You’re right, it is related to the OrderedDict you’re using to instantiate the nn.Sequential modules. Because PyTorch is imperative whenever you write PyTorch code it is executed immediately, so when yo do

net_spec = OrderedDict([('0', torch.nn.Linear(D_in, H)),
                    ('1', torch.nn.ReLU()),
                    ('2', torch.nn.Linear(H, D_out))])

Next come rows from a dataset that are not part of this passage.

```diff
@@ -61,20 +69,22 @@
       const double t = x[j] * avg_w;
       sum_x[j] = sum_x[j] + t;
     }
-    primal_one<HAS_Q, WRITE_XBAR>(x[j], c[j], ldc<COH>(aty + j), HAS_Q ? qx[j] : 0.0, lb[j], ub[j], tau, theta, xn, xb);
+    const double lj = CLS ? tab[cls[j]].x : lb[j], uj = CLS ? tab[cls[j]].y : ub[j];
+    primal_one<HAS_Q, WRITE_XBAR>(x[j], c[j], ldc<COH>(aty + j), HAS_Q ? qx[j] : 0.0, lj, uj, tau, theta, xn, xb);
     x_next[j] = xn;
     if (WRITE_XBAR) xbar[j] = xb;
   }
 }
 
-template <bool HAS_Q, bool WRITE_XBAR>
+template <bool HAS_Q, bool WRITE_XBAR, bool CLS = false>
 __global__ __launch_bounds__(TPB) void primal_kernel(
     int n, const double *__restrict__ x, const double *__restrict__ c,
     const double *__restrict__ aty, const double *__restrict__ qx,
     const double *__restrict__ lb, const double *__restrict__ ub, double tau,
     double theta, double *__restrict__ x_next, double *__restrict__ xbar,
-    double avg_w, double *__restrict__ sum_x) {
-  primal_body<HAS_Q, WRITE_XBAR>(n, x, c, aty, qx, lb, ub, tau, theta, x_next, xbar, avg_w, sum_x, blockIdx.x, gridDim.x);
+    double avg_w, double *__restrict__ sum_x, const unsigned char *__restrict__ cls, const double2 *__restrict__ tab) {
+  primal_body<HAS_Q, WRITE_XBAR, false, CLS>(n, x, c, aty, qx, lb, ub, tau, theta, x_next, xbar, avg_w, sum_x, blockIdx.x,
+                                             gridDim.x, cls, tab);
 }
 
 __device__ __forceinline__ void xbar_body(int n, const double *x, const double *x_next, double theta, double *xbar,
```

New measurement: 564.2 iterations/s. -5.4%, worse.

you’re actually instantiating a linear module with dims. [D_in, H], a relu module and another linear with dims [H, D_out]. These modules are grouped in your OrderedDict and when you pass this to nn.Sequential what happens is that you wrap those SAME modules that are already created in a new Sequential module. So the two Sequential modules are indeed different instances, but they both wrap the same underlying Linear modules:

 id(net_spec['0']) == id(m1[0]) == id(m2[0])  # Same nn.Linear instance

justusschock · June 27, 2018, 6:53am

Additionally python (just like the pytorch-C-backend) used something similar to call by reference. Thus the sequential class only receives a reference of the OrderedDict which only holds references of the layers.